刺耳的金属摩擦声在十字路口炸开。
巨兽庞大的身躯撞上那口百年包浆的黑铁平底锅。一层很淡的灶火色光芒,从锅沿一闪而过。
那不是华丽的护盾,也没有任何漂亮的纹章。柚子只是死死攥着锅柄。但平底锅挡得住利齿,却抵消不了那股排山倒海的动能。
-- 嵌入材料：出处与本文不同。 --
template <int MT, int NT, bool FIN>
__device__ __forceinline__ void conv_wino_body(const ConvGroupK& grp, ConvKArg args) {
    extern __shared__ __attribute__((aligned(16))) f32x4 lds[];
    const int tid = threadIdx.x, lane = tid & 63;
    const int wi = __builtin_amdgcn_readfirstlane(tid >> 6);
    const int li = lane & 15, g = lane >> 4;

    int bid = blockIdx.x, gi = 0;
    if (grp.blk_map) {
        const int v = __builtin_amdgcn_readfirstlane(grp.blk_map[bid]);
        gi = v >> 24;
        bid = v & 0xFFFFFF;
    } else {
        int start = 0;
#pragma unroll
        for (int i = 0; i < kMaxGroups - 1; ++i)
            if (i + 1 < grp.n && bid >= grp.blk_end[i]) { gi = i + 1; start = grp.blk_end[i]; }
        bid -= start;
    }
    const ConvK& p = grp.g[gi];
    const bool stamp = (I2R_DBG(p) & 8) != 0;
    unsigned long long ts0 = 0, ts1 = 0, ts2 = 0;
    if (stamp) ts0 = __builtin_amdgcn_s_memtime();

    int wg, cb;
    if (grp.blk_map) {
        wg = div_m(bid, p.n_cblk, p.w_m_cblk);
        cb = bid - wg * p.n_cblk;
    } else {
        const int q = bid >> 3, qq = div_m(q, p.n_cblk, p.w_m_cblk);
        cb = q - qq * p.n_cblk;
        wg = (bid & 7) * p.w_band + qq;
    }
    const int run0 = wg * p.w_seq;
    const int nrun = min(p.w_seq, (p.w_nfrag + MT - 1) / MT - run0);
    if (nrun <= 0) return;
    const int fwl = p.w_fwlog, FW = 1 << fwl;
    const int pitch = p.w_pitch, half = p.w_half, plane = p.plane;
    const int n_base = cb * NT * 16;

    constexpr int NIT = (MT * kWinoPatchMax * 4 + 255) / 256;
    const __amdgpu_buffer_rsrc_t rs_in = __builtin_amdgcn_make_buffer_rsrc(const_cast<float*>(p.in), 0, p.in_bytes, 0x00020000);
    const __amdgpu_buffer_rsrc_t rs_w = __builtin_amdgcn_make_buffer_rsrc(const_cast<float*>(p.w), 0, p.w_bytes, 0x00020000);
    unsigned goff[NIT];
    int lslot[NIT];
    constexpr int kOwn = 1 << 30;
    const bool fin = FIN && p.f_t1 != nullptr, fin2 = fin && p.f_t2 != nullptr;
    const __amdgpu_buffer_rsrc_t rs_t1 = make_rsrc(fin ? p.f_t1 : nullptr, p.f_bytes1), rs_t2 = make_rsrc(fin2 ? p.f_t2 : nullptr, p.f_bytes2),
                                 rs_y = make_rsrc(fin ? p.f_y : nullptr, p.in_bytes);
    unsigned goff1[FIN ? NIT : 1], goff2[FIN ? NIT : 1];
    const int cg = tid & 3;
    auto patch_pixel = [&](const auto& pq, int t, int k, int& f, int& row, int& col) {
        const int PC = pq.pw, PP = pq.ph * pq.pw;
        const int pix = (t + k * 256) >> 2;
        int pp = pix;
        f = 0;
#pragma unroll
        for (int m = 1; m <= MT; ++m)
            if (pix >= m * PP) { f = m; pp = pix - m * PP; }
        row = (pp * pq.w_rcp) >> 16;
        col = pp - row * PC;
    };
#pragma unroll
    for (int k = 0; k < NIT; ++k) {
        int f, row, col;
        patch_pixel(p, tid, k, f, row, col);
        lslot[k] = f < MT ? (f * 4 + cg) * plane + row * pitch + (col & 1) * half + (col >> 1) : -1;
        if constexpr (FIN) {
            if (f < MT && row >= 1 && row < p.ph - 1 && col >= 1 && col < p.pw - 1) lslot[k] |= kOwn;
        }
    }
    auto lane_now = []() {
        int l;
        asm volatile("v_mbcnt_lo_u32_b32 %0, -1, 0\n\tv_mbcnt_hi_u32_b32 %0, -1, %0" : "=v"(l));
        return l;
    };
    int f_img[MT], f_oy[MT], f_ox[MT];
    bool f_ok[MT];
    auto set_fragment = [&](int fg, int t, const auto& ps) {
#pragma unroll
        for (int mt = 0; mt < MT; ++mt) {
            int fid = fg * MT + mt;
            f_ok[mt] = fid < ps.w_nfrag;
            if (!f_ok[mt]) fid = 0;
            f_img[mt] = div_m(fid, (ps.tiles_y * ps.tiles_x), ps.w_m_img);
            const int rem = fid - f_img[mt] * (ps.tiles_y * ps.tiles_x);
            const int fy = div_m(rem, ps.tiles_x, ps.w_m_tx);
            f_oy[mt] = fy * (32 >> fwl);
            f_ox[mt] = (rem - fy * ps.tiles_x) * (2 * FW);
        }
#pragma unroll
        for (int k = 0; k < NIT; ++k) {
            int f, row, col;
            patch_pixel(ps, t, k, f, row, col);
            int img = f_img[0], oy = f_oy[0], ox = f_ox[0];
            bool ok = f_ok[0] && f < MT;
#pragma unroll
            for (int m = 1; m < MT; ++m)
                if (f == m) { img = f_img[m]; oy = f_oy[m]; ox = f_ox[m]; ok = f_ok[m]; }
            const int iy = oy - 1 + row, ix = ox - 1 + col;
            const bool in_img = ok && (unsigned)iy < (unsigned)ps.in_h && (unsigned)ix < (unsigned)ps.in_w;
            goff[k] = in_img ? (unsigned)(((img * ps.in_h + iy) * ps.in_w + ix) * ps.in_cs + (t & 3) * 4) * 4u : kOOB;
            if constexpr (FIN) {
                const int s1 = ps.f_sh1, s2 = ps.f_sh2;
                goff1[k] = in_img ? (unsigned)(((img * (ps.in_h >> s1) + (iy >> s1)) * (ps.in_w >> s1) + (ix >> s1)) * ps.in_cs + (t & 3) * 4) * 4u : kOOB;
                goff2[k] = in_img ? (unsigned)(((img * (ps.in_h >> s2) + (iy >> s2)) * (ps.in_w >> s2) + (ix >> s2)) * ps.in_cs + (t & 3) * 4) * 4u : kOOB;
            }
        }
    };
    f32x4 v[NIT];
    auto stage_load = [&](int c0) {
#pragma unroll
        for (int k = 0; k < NIT; ++k)
            v[k] = (I2R_DBG(p) & 2) ? (f32x4){0.f, 0.f, 0.f, 0.f}
                                    : __builtin_bit_cast(f32x4, __builtin_amdgcn_raw_buffer_load_b128(rs_in, goff[k], c0 * 4, 0));
    };
    f32x4 vt[FIN ? NIT : 1];
    auto stage_load_t1 = [&](int c0) {
        if constexpr (FIN) {
            if (fin) {
#pragma unroll
                for (int k = 0; k < NIT; ++k) vt[k] = buf_ld16(rs_t1, goff1[k], c0 * 4);
            }
        }
    };
    auto stage_mid = [&](int c0) {
        if constexpr (FIN) {
            if (fin2) {
#pragma unroll
                for (int k = 0; k < NIT; ++k) {
                    v[k] += vt[k];
                    vt[k] = buf_ld16(rs_t2, goff2[k], c0 * 4);
                }
            }
        }
    };
    auto stage_store = [&](f32x4* buf, int c0) {
        if constexpr (FIN) {
            if (fin) {
#pragma unroll
                for (int k = 0; k < NIT; ++k) {
                    v[k] += vt[k];
                    v[k][0] = fmaxf(v[k][0], 0.f); v[k][1] = fmaxf(v[k][1], 0.f); v[k][2] = fmaxf(v[k][2], 0.f); v[k][3] = fmaxf(v[k][3], 0.f);
                    if (cb == 0) buf_st16(rs_y, (unsigned)lslot[k] >= (unsigned)kOwn ? goff[k] : kOOB, c0 * 4, v[k]);
                }
            }
// ... 38 lines not shown
#pragma unroll
        for (int nt = 0; nt < NT; ++nt)
            b[nt] = __builtin_bit_cast(f32x4, __builtin_amdgcn_raw_buffer_load_b128(rs_w, wlane + nt * 256u, (I2R_DBG(p) & 4) ? 0 : wp, 0));
    };

    f32x4 acc[4][MT][NT];
    const int npass = p.cin >> 4;
    const int bufsz = MT * 4 * plane;
    f32x4 a[MT][4], b0[NT], b1[NT];
#define WINO_MMA(J, B, FIRST)                                                                                   \
    if (!(I2R_DBG(p) & 16))                                                                                     \
    _Pragma("unroll") for (int s = 0; s < 4; ++s) _Pragma("unroll") for (int mt = 0; mt < MT; ++mt)             \
        _Pragma("unroll") for (int nt = 0; nt < NT; ++nt)                                                       \
            acc[J][mt][nt] = mfma16(a[mt][J][s], B[nt][s], ((FIRST) && s == 0) ? (f32x4){0.f, 0.f, 0.f, 0.f} : acc[J][mt][nt]);
#define WINO_PASS(PASS, FIRST)                                                                   \
    {                                                                                            \
        const int pass_ = (PASS);                                                                \
        f32x4* cur = lds + (pass_ & 1) * bufsz;                                                  \
        f32x4* nxt = lds + ((pass_ + 1) & 1) * bufsz;                                            \
        const bool more = pass_ + 1 < npass;                                                     \
        if (more) { stage_load((pass_ + 1) * 16); stage_load_t1((pass_ + 1) * 16); }             \
        load_a(cur, a);                                                                          \
        wp += inc_j; fetch_b(b1);                                                                \
        WINO_MMA(0, b0, FIRST)                                                                   \
        wp += inc_j; fetch_b(b0);                                                                \
        WINO_MMA(1, b1, FIRST)                                                                   \
        if (more) stage_mid((pass_ + 1) * 16);                                                   \
        wp += inc_j; fetch_b(b1);                                                                \
        WINO_MMA(2, b0, FIRST)                                                                   \
        if (more) { wp += inc_wrap; fetch_b(b0); }                                               \
        WINO_MMA(3, b1, FIRST)                                                                   \
        if (more) stage_store(nxt, (pass_ + 1) * 16);                                            \
        if (!(I2R_DBG(p) & 64)) __syncthreads();                                                 \
    }
    float* const Tl = reinterpret_cast<float*>(lds);
    constexpr int TW = NT * 16;
    constexpr int TPL = MT * 16 * TW;
    const bool tail = n_base + NT * 16 > p.cout || n_base + NT * 16 > p.out_cs;

    for (int fs = 0; fs < nrun; ++fs) {
    {
        const int tid_s = wi * 64 + lane_now();
        ConvKArg ps_ = args + gi;
        asm volatile("" : "+s"(ps_));
        set_fragment(run0 + fs, tid_s, *ps_);
        abase_f = abase;
        asm volatile("" : "+v"(abase_f));
#pragma unroll
        for (int k = 0; k < NIT; ++k) asm volatile("" : "+v"(lslot[k]));
    }
    wp = wp0;
    stage_load(0);
    stage_load_t1(0);
    if constexpr (FIN) {
        if (fin2) {
            f32x4 vu[NIT];
#pragma unroll
            for (int k = 0; k < NIT; ++k) vu[k] = buf_ld16(rs_t2, goff2[k], 0);
#pragma unroll
            for (int k = 0; k < NIT; ++k) {
                v[k] += vt[k];
                vt[k] = vu[k];
            }
        }
    }
    fetch_b(b0);
    if (fs) __syncthreads();
    stage_store(lds, 0);
    __syncthreads();
    if (stamp) ts1 = __builtin_amdgcn_s_memtime();
    WINO_PASS(0, true)
    for (int pass = 1; pass < npass; ++pass) WINO_PASS(pass, false)
    if (stamp) ts2 = __builtin_amdgcn_s_memtime();

    const int tid_f = wi * 64 + lane_now();
    ConvKArg pe_ = args + gi;
    asm volatile("" : "+s"(pe_));
    const auto& pe = *pe_;
    const float* const res2e = stamp ? nullptr : pe.res2;
    const unsigned out_bytes = pe.out_bytes;
    const __amdgpu_buffer_rsrc_t rs_out = make_rsrc(pe.out, out_bytes), rs_r1 = make_rsrc(pe.res1, out_bytes), rs_r2 = make_rsrc(res2e, out_bytes),
                                 rs_rp = make_rsrc(pe.res_post, out_bytes);
#pragma unroll
    for (int mt = 0; mt < MT; ++mt)
#pragma unroll
        for (int nt = 0; nt < NT; ++nt) {
            const f32x4 t0 = acc[0][mt][nt] + acc[1][mt][nt] + acc[2][mt][nt];
            const f32x4 t1 = acc[1][mt][nt] - acc[2][mt][nt] - acc[3][mt][nt];
            float* q = Tl + (wi * 2) * TPL + (mt * 16 + ((tid_f & 63) >> 4) * 4) * TW + nt * 16 + (tid_f & 15);
#pragma unroll
            for (int r = 0; r < 4; ++r) {
                q[r * TW] = t0[r];
                q[TPL + r * TW] = t1[r];
            }
        }
    unsigned obase[MT];
    const int q4 = tid_f & 3, px = tid_f >> 2;
    const bool hi = (px & 2) != 0;
    const int n0 = n_base + q4 * 4;
    f32x4 r[MT][NT];
#pragma unroll
    for (int mt = 0; mt < MT; ++mt) {
        const int t = px >> 2;
        const int oy = f_oy[mt] + 2 * (t >> fwl) + (hi ? 1 : 0);
        const int ox = f_ox[mt] + 2 * (t & (FW - 1)) + (px & 1);
        const bool ok = f_ok[mt] && oy < pe.conv_h && ox < pe.conv_w;
        obase[mt] = ok ? (unsigned)(((f_img[mt] * pe.out_h + oy) * pe.out_w + ox) * pe.out_cs + n0) * 4u : kOOB;
#pragma unroll
        for (int k = 0; k < NT; ++k) {
            r[mt][k] = *reinterpret_cast<const f32x4*>(pe.bias + n0 + 16 * k);
            if (!(I2R_DBG(p) & 1)) {
                if (pe.res1) r[mt][k] += buf_ld16(rs_r1, obase[mt] + 64u * k, 0);
                if (res2e) r[mt][k] += buf_ld16(rs_r2, obase[mt] + 64u * k, 0);
            }
        }
    }
    const float* const tq = Tl + ((px & 1) + (hi ? 2 : 0)) * TPL + (px >> 2) * TW + q4 * 4;
    const float sgn = hi ? -1.f : 1.f;
    __syncthreads();
#pragma unroll
    for (int mt = 0; mt < MT; ++mt)
#pragma unroll
        for (int k = 0; k < NT; ++k) {
            const float* q = tq + mt * 16 * TW + 16 * k;
            const f32x4 u0 = *reinterpret_cast<const f32x4*>(q);
            const f32x4 u1 = *reinterpret_cast<const f32x4*>(q + 2 * TPL);
            const f32x4 u2 = *reinterpret_cast<const f32x4*>(q + 4 * TPL);
            f32x4 y = u0 + sgn * (u1 + u2) + r[mt][k];
            if (pe.relu) { y[0] = fmaxf(y[0], 0.f); y[1] = fmaxf(y[1], 0.f); y[2] = fmaxf(y[2], 0.f); y[3] = fmaxf(y[3], 0.f); }
            unsigned off = obase[mt] + 64u * k;
            if (pe.res_post) y += buf_ld16(rs_rp, off, 0);
            if (tail) {
                const int n = n0 + 16 * k;
                if (!(n + 4 <= pe.cout || n + 4 <= pe.out_cs)) off = kOOB;
#pragma unroll
                for (int e = 0; e < 4; ++e)
                    if (n + e >= pe.cout) y[e] = 0.f;
            }
            if (!(I2R_DBG(p) & 1) || y[0] == 12345.678f) __builtin_amdgcn_raw_buffer_store_b128(__builtin_bit_cast(u32x4, y), rs_out, off, 0, 0);
        }
    }
#undef WINO_PASS
#undef WINO_MMA
    if (stamp) {
        asm volatile("s_waitcnt vmcnt(0)" ::: "memory");
        const unsigned long long ts3 = __builtin_amdgcn_s_memtime();
        if (tid == 0) {
            unsigned long long* o = reinterpret_cast<unsigned long long*>(const_cast<float*>(p.res2)) + (size_t)bid * 4;
            o[0] = ts0; o[1] = ts1; o[2] = ts2; o[3] = ts3;
        }
    }
}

柚子双臂的肌肉因为承受巨力而剧烈颤抖。整个人被推得在积水里滑出三米多远。
“重死了……不要让我太费力啊....”柚子咬着牙,喉咙里挤出带血的铁锈味。她死死顶住锅柄,雨水顺着下巴滴落。
“你这下水道的垃圾!”
巨兽发出一声咆哮,前肢抬起,准备进行第二次下砸。
“喂!丑八怪!看这边!”一声带着哭腔的大喊从侧面传来。
巴麻美从弯折的公交站牌铁架旁爬了起来。她的一侧脸颊蹭破了皮,裙摆沾满黑泥。她没有往后躲,反而一瘸一拐地跑向没有掩体的空旷处。
她的腿在发抖。
她当然知道自己打不准。也知道自己那一身金闪闪的变身,在这种黑雨里亮得像便利店门口的促销灯牌。
可如果怪物一定要看见什么,那就来看她好了。
“爱与希望,装填完毕!”
巴麻美闭上眼睛,眼泪混着雨水往下掉。她把火绳枪的枪托死死抵在肩窝上,枪口朝向巨兽的方向。
砰砰砰!
枪口喷出刺眼火舌。巨大的后坐力推得她连连后退。
十几发铅弹在半空散开。大部分子弹毫无悬念地打进旁边的积水和废弃汽车里。但有两发铅弹,擦着巨兽挥舞的动作,歪歪斜斜地钻进它背后伞骨之间的缝隙,击断了两根生锈伞骨。
那是佐仓绫之前提醒过她的位置。
“打不准也没关系,往它抬肩的反方向打。”
巴麻美当时没听懂。现在她还是没完全听懂。
但她记住了。巨兽的动作停顿了一下。背部的刺痛让它转移了仇恨。它放弃面前的柚子,转过头,胸口的红灯死死锁定远处的巴麻美。
长满利齿的口器张开,一团浓稠黑水在它喉咙深处汇聚。
“麻美!躲开!”柚子大喊。
巴麻美睁开眼,看着那团即将喷射的黑水,双腿发软,一步也挪不动。
“不许看她……”一个发抖的声音在雨幕中响起。
琴音没有待在安全的电话亭后面。
雨下得太大,远距离的马赛克在半空中就会被暴雨冲散。她必须靠近。
她抱着战术平板,在积水里深一脚浅一脚地往前跑。脚下一滑,膝盖重重磕在水泥碎块上,牛仔裤破了一个洞,鲜血混着泥水流下来。
琴音没有停。她连滚带爬地躲到一块碎裂的混凝土挡板后面,距离巨兽不到五米。
她抬起头,黑框眼镜上全是水珠。双手举起平板,十指在屏幕上疯狂敲击。
“噪点……给我盖上!”
一团厚重、密集的灰白像素块凭空生成,像一块不透光的膏药,死死糊在巨兽胸口的红灯上。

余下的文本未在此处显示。